The first stories resulting from the leaks are outwardly significant – political leaders of everything from corrupt dictatorships through to apparently worthy democracies have been concealing money; others have reasons which will vary from corruption through criminal money-laundering and down to tax avoidance and the concealment of assets from spouses. Most of the names coming out so far are ones we would expect to find – it is not news that David Cameron’s father had assets in Panama, for example. All investigations have their prime suspects. What is interesting about bringing this level of investigative power to this volume of data is that other and less expected names will start to surface. ICIJ’s Walker Guevara put it this way in the 2013 article referred to above:
Alongside many usual suspects, there were hundreds of thousands of regular people — doctors and dentists from the U.S. It made us understand a system that is a lot more used than what you think. It’s not just people breaking the law or politicians hiding money, but a lot of people who may feel insecure in their own countries. Or hiding money from their spouses. We’re actually writing some stories about divorce.
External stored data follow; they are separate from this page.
diff --git a/weath3rb0i_amd/_lib.py b/weath3rb0i_amd/_lib.py
--- a/weath3rb0i_amd/_lib.py
+++ b/weath3rb0i_amd/_lib.py
@@ -75,7 +75,7 @@
     "w3_abi_version", "w3_strerror", "w3_last_error", "w3_ctx_create", "w3_ctx_destroy", "w3_spec_validate",
     "w3_ctx_set_option", "w3_max_compressed_size", "w3_encode_blocks", "w3_decode_blocks", "w3_encode_blocks_device",
     "w3_decode_blocks_device", "w3_encode_submit", "w3_encode_wait", "w3_encode_max_in_flight", "w3_compress_stream", "w3_decompress_stream", "w3_predict_blocks", "w3_stationary_table",
-    "w3_get_timing", "w3_selftest_counter_p", "w3_debug_get_stamps", "w3_state_table", "w3_stretch_squash", "w3_huff_tables",
+    "w3_get_timing", "w3_selftest_counter_p", "w3_selftest_counter_p_round", "w3_debug_get_stamps", "w3_state_table", "w3_stretch_squash", "w3_huff_tables",
     "w3_shard_range", "w3_encode_blocks_sharded", "w3_encode_blocks_sharded_device", "w3_encode_stats", "w3_encode_stats_device", "w3_sweep_ordern", "w3_sweep_ordern_device", "w3_export_counters",
     "w3_encode_host_submit", "w3_encode_host_wait", "w3_encode_host_max_in_flight", "w3_rccl_library", "w3_rccl_status",
     "w3_encode_sharded_submit", "w3_encode_sharded_wait", "w3_encode_sharded_max_in_flight",
@@ -133,6 +133,7 @@
     lib.w3_predict_blocks.argtypes = [vp, C.POINTER(ModelSpec), vp, sz, sz, vp]
     lib.w3_stationary_table.argtypes = [vp, sz, vp]
     lib.w3_selftest_counter_p.argtypes = [vp, C.POINTER(C.c_uint64)]
+    lib.w3_selftest_counter_p_round.argtypes = [vp, C.POINTER(C.c_uint64)]
     lib.w3_debug_get_stamps.argtypes = [vp, C.POINTER(C.c_uint64 * 8)]
     lib.w3_get_timing.argtypes = [vp, C.POINTER(Timing)]
     lib.w3_state_table.argtypes = [vp]
diff --git a/weath3rb0i_amd/csrc/w3_device.h b/weath3rb0i_amd/csrc/w3_device.h
--- a/weath3rb0i_amd/csrc/w3_device.h
+++ b/weath3rb0i_amd/csrc/w3_device.h
@@ -15,6 +15,30 @@
 }
 
 __device__ __forceinline__ uint32_t counter_p_packed(uint32_t c) { return counter_p(c & 0xFFFFu, c >> 16); }
+
+#define W3_CTR_BIAS 0x00010002u
+typedef float f32x2 __attribute__((ext_vector_type(2)));
+__device__ __forceinline__ void counter_p_round2_parts(f32x2 fa, f32x2 fd, const uint32_t d[2], const uint32_t w[2], uint32_t p[2]) {
+    const f32x2 r = {__builtin_amdgcn_rcpf(fd.x), __builtin_amdgcn_rcpf(fd.y)};
+    const f32x2 x = __builtin_elementwise_fma(fa * r, (f32x2)(-65536.0f), (f32x2)(-1.47f));
+    const int m[2] = {(int)x.x, (int)x.y};
+#pragma unroll
+    for (int k = 0; k < 2; k++) {
+        const int Q = __mul24(m[k], (int)d[k]) + (int)w[k];
+        asm("v_cmp_lt_i32 vcc, %1, %2\n\tv_subb_co_u32 %0, vcc, 0, %3, vcc" : "=v"(p[k]) : "v"(Q), "v"((int)d[k] - Q), "v"(m[k]) : "vcc");
+    }
+}
+__device__ __forceinline__ void counter_p_round2(uint32_t W0, uint32_t W1, uint32_t p[2]) {
+    const uint32_t d[2] = {W0 & 0xFFFFu, W1 & 0xFFFFu}, w[2] = {W0, W1};
+    const f32x2 fa = {(float)(W0 >> 16), (float)(W1 >> 16)}, fd = {(float)d[0], (float)d[1]};
+    counter_p_round2_parts(fa, fd, d, w, p);
+}
+__device__ __forceinline__ void counter_p_round8(const uint32_t W[8], uint32_t p[8]) {
+#pragma unroll
+    for (int j = 0; j < 8; j += 2) counter_p_round2(W[j], W[j + 1], p + j);
+}
+__device__ __forceinline__ uint32_t counter_unbias(uint32_t W) { return W - 0x10001u - (W >> 16); }
+__device__ __forceinline__ uint32_t counter_bias(uint32_t c) { return c + W3_CTR_BIAS + (c >> 16); }
 
 __device__ __forceinline__ uint32_t counter_update_packed(uint32_t c, uint32_t bit) {
     uint32_t c0 = c & 0xFFFFu, c1 = c >> 16;
diff --git a/weath3rb0i_amd/csrc/w3_predict.h b/weath3rb0i_amd/csrc/w3_predict.h
--- a/weath3rb0i_amd/csrc/w3_predict.h
+++ b/weath3rb0i_amd/csrc/w3_predict.h
@@ -107,7 +107,7 @@
 
 template <bool GROUPED>
 __device__ __forceinline__ void rank_round(uint32_t c0, const uint32_t key[8], const uint64_t M[8], uint64_t seg, bool valid, bool rd,
-                                           uint32_t *tbl, uint32_t p[8], uint32_t fin[8], uint32_t &wmask) {
+                                           uint32_t *tbl, uint32_t p[8], uint32_t fin[8], uint32_t &wmask, bool biased = false) {
     __asm__ volatile("" ::: "memory");
     const uint64_t gt = lane_gt_mask();
     const int lane = threadIdx.x & 63;
@@ -120,7 +120,7 @@
         const uint64_t Mj = M[j] & seg;
         const uint32_t bit = (c0 >> (7 - j)) & 1u;
         const uint64_t ones = __ballot(bit) & Mj;
-        uint32_t base = basev[j];
+        uint32_t base = biased ? counter_unbias(basev[j]) : basev[j];
         if constexpr (GROUPED) base = rd ? base : 0u;
         const uint32_t b0 = base & 0xFFFFu, b1 = base >> 16;
         const uint32_t n1l = mbcnt64(ones), n0l = mbcnt64(Mj) - n1l;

That is also the nature of many corporate and criminal investigations. Most of them start by trying to supplement a hunch or a suspicion with some hard fact. Where it gets interesting is when the data and its connections takes you to places and people not yet on the radar.
It is perhaps some comfort to lawyers to realise the importance of the human component in these searches where the backbreaking work is done by software like Nuix, leaving the human investigators with new leads to follow up. The Panama papers story is one of International high profile. Exactly the same principles and methodologies apply to more routine investigations over smaller datasets, whether for criminal, regulatory or internal investigations purposes.
In other words, you don’t need 11.5 million documents to justify using Nuix nor, indeed, do you need a crime, or a regulatory investigation as the trigger for its use. I took part in a panel with Nuix a few days ago at their London Insider Conference; our subject there was the new General Data Protection Regulation, the GDPR, and the theme which emerged is that organisations have got to get very much better at identifying personally identifiable data in among all the other data which they keep. This is because the mere keeping of it brings responsibilities and burdens quite apart from any urgency which may arise for particular purposes such as an discovery demand. The explanation of named entities to which I have linked above would be as useful in that context as in the Panama story.